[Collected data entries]
☆ ☆ ☆ ☆

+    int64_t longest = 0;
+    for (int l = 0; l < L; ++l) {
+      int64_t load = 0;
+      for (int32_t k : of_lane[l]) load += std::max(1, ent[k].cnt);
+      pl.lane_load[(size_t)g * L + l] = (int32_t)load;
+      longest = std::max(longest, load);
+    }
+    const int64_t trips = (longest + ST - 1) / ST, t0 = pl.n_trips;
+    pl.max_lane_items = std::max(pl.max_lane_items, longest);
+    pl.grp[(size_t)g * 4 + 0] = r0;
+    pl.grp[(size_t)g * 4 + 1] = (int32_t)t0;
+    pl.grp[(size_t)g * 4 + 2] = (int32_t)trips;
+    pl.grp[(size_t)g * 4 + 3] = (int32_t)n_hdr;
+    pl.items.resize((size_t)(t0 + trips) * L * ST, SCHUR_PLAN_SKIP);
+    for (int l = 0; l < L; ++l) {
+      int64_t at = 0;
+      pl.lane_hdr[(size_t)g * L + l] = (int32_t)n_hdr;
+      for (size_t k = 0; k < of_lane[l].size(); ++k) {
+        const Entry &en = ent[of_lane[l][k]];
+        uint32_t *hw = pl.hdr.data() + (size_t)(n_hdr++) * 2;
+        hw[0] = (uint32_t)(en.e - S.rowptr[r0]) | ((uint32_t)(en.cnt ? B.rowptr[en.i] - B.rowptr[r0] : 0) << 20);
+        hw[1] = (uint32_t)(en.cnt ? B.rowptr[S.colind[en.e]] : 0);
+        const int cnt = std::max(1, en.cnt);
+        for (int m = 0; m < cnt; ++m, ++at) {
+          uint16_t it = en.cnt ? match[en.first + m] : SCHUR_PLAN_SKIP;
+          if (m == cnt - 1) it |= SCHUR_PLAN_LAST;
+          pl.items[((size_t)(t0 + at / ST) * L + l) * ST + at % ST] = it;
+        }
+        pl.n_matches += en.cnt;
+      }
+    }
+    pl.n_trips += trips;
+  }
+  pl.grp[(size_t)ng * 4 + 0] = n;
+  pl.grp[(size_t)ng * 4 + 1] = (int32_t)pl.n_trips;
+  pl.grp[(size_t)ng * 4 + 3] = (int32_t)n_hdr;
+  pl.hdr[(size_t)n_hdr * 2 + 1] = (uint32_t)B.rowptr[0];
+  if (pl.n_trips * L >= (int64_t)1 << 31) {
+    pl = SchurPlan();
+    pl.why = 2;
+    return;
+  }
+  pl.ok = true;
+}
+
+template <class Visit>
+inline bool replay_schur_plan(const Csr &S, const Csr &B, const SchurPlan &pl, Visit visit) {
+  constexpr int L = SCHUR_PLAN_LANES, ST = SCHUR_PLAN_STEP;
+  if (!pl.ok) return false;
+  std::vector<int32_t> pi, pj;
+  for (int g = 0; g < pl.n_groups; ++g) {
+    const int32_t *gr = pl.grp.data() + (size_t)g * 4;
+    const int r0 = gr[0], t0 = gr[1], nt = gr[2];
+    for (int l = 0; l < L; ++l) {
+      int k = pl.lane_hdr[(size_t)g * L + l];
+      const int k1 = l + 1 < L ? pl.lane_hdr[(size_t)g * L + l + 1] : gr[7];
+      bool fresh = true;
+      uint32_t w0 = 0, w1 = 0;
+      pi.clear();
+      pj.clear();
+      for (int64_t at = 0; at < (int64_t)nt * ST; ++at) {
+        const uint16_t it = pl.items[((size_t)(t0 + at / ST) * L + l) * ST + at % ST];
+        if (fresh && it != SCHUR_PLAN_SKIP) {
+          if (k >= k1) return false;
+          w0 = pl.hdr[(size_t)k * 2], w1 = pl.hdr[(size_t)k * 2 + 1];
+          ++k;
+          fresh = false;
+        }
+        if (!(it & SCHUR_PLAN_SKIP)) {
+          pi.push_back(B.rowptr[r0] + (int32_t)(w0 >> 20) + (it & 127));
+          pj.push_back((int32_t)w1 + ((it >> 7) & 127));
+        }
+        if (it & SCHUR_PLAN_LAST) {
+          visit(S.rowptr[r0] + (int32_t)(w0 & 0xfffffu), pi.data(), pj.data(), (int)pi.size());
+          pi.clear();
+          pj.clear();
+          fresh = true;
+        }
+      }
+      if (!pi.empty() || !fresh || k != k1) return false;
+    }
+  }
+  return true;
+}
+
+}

☆ ☆ ☆ ☆

**WHAT YOU NEED TO DO:** Quote each line of the data above exactly as written.

**TASK SOLUTION:**
+    int64_t longest = 0;
+    for (int l = 0; l < L; ++l) {
+      int64_t load = 0;
+      for (int32_t k : of_lane[l]) load += std::max(1, ent[k].cnt);
+      pl.lane_load[(size_t)g * L + l] = (int32_t)load;
+      longest = std::max(longest, load);
+    }
+    const int64_t trips = (longest + ST - 1) / ST, t0 = pl.n_trips;
+    pl.max_lane_items = std::max(pl.max_lane_items, longest);
+    pl.grp[(size_t)g * 4 + 0] = r0;
+    pl.grp[(size_t)g * 4 + 1] = (int32_t)t0;
+    pl.grp[(size_t)g * 4 + 2] = (int32_t)trips;
+    pl.grp[(size_t)g * 4 + 3] = (int32_t)n_hdr;
+    pl.items.resize((size_t)(t0 + trips) * L * ST, SCHUR_PLAN_SKIP);
+    for (int l = 0; l < L; ++l) {
+      int64_t at = 0;
+      pl.lane_hdr[(size_t)g * L + l] = (int32_t)n_hdr;
+      for (size_t k = 0; k < of_lane[l].size(); ++k) {
+        const Entry &en = ent[of_lane[l][k]];
+        uint32_t *hw = pl.hdr.data() + (size_t)(n_hdr++) * 2;
+        hw[0] = (uint32_t)(en.e - S.rowptr[r0]) | ((uint32_t)(en.cnt ? B.rowptr[en.i] - B.rowptr[r0] : 0) << 20);
+        hw[1] = (uint32_t)(en.cnt ? B.rowptr[S.colind[en.e]] : 0);
+        const int cnt = std::max(1, en.cnt);
+        for (int m = 0; m < cnt; ++m, ++at) {
+          uint16_t it = en.cnt ? match[en.first + m] : SCHUR_PLAN_SKIP;
+          if (m == cnt - 1) it |= SCHUR_PLAN_LAST;
+          pl.items[((size_t)(t0 + at / ST) * L + l) * ST + at % ST] = it;
+        }
+        pl.n_matches += en.cnt;
+      }
+    }
+    pl.n_trips += trips;
+  }
+  pl.grp[(size_t)ng * 4 + 0] = n;
+  pl.grp[(size_t)ng * 4 + 1] = (int32_t)pl.n_trips;
+  pl.grp[(size_t)ng * 4 + 3] = (int32_t)n_hdr;
+  pl.hdr[(size_t)n_hdr * 2 + 1] = (uint32_t)B.rowptr[0];
+  if (pl.n_trips * L >= (int64_t)1 << 31) {
+    pl = SchurPlan();
+    pl.why = 2;
+    return;
+  }
+  pl.ok = true;
+}
+
+template <class Visit>
+inline bool replay_schur_plan(const Csr &S, const Csr &B, const SchurPlan &pl, Visit visit) {
+  constexpr int L = SCHUR_PLAN_LANES, ST = SCHUR_PLAN_STEP;
+  if (!pl.ok) return false;
+  std::vector<int32_t> pi, pj;
+  for (int g = 0; g < pl.n_groups; ++g) {
+    const int32_t *gr = pl.grp.data() + (size_t)g * 4;
+    const int r0 = gr[0], t0 = gr[1], nt = gr[2];
+    for (int l = 0; l < L; ++l) {
+      int k = pl.lane_hdr[(size_t)g * L + l];
+      const int k1 = l + 1 < L ? pl.lane_hdr[(size_t)g * L + l + 1] : gr[7];
+      bool fresh = true;
+      uint32_t w0 = 0, w1 = 0;
+      pi.clear();
+      pj.clear();
+      for (int64_t at = 0; at < (int64_t)nt * ST; ++at) {
+        const uint16_t it = pl.items[((size_t)(t0 + at / ST) * L + l) * ST + at % ST];
+        if (fresh && it != SCHUR_PLAN_SKIP) {
+          if (k >= k1) return false;
+          w0 = pl.hdr[(size_t)k * 2], w1 = pl.hdr[(size_t)k * 2 + 1];
+          ++k;
+          fresh = false;
+        }
+        if (!(it & SCHUR_PLAN_SKIP)) {
+          pi.push_back(B.rowptr[r0] + (int32_t)(w0 >> 20) + (it & 127));
+          pj.push_back((int32_t)w1 + ((it >> 7) & 127));
+        }
+        if (it & SCHUR_PLAN_LAST) {
+          visit(S.rowptr[r0] + (int32_t)(w0 & 0xfffffu), pi.data(), pj.data(), (int)pi.size());
+          pi.clear();
+          pj.clear();
+          fresh = true;
+        }
+      }
+      if (!pi.empty() || !fresh || k != k1) return false;
+    }
+  }
+  return true;
+}
+
+}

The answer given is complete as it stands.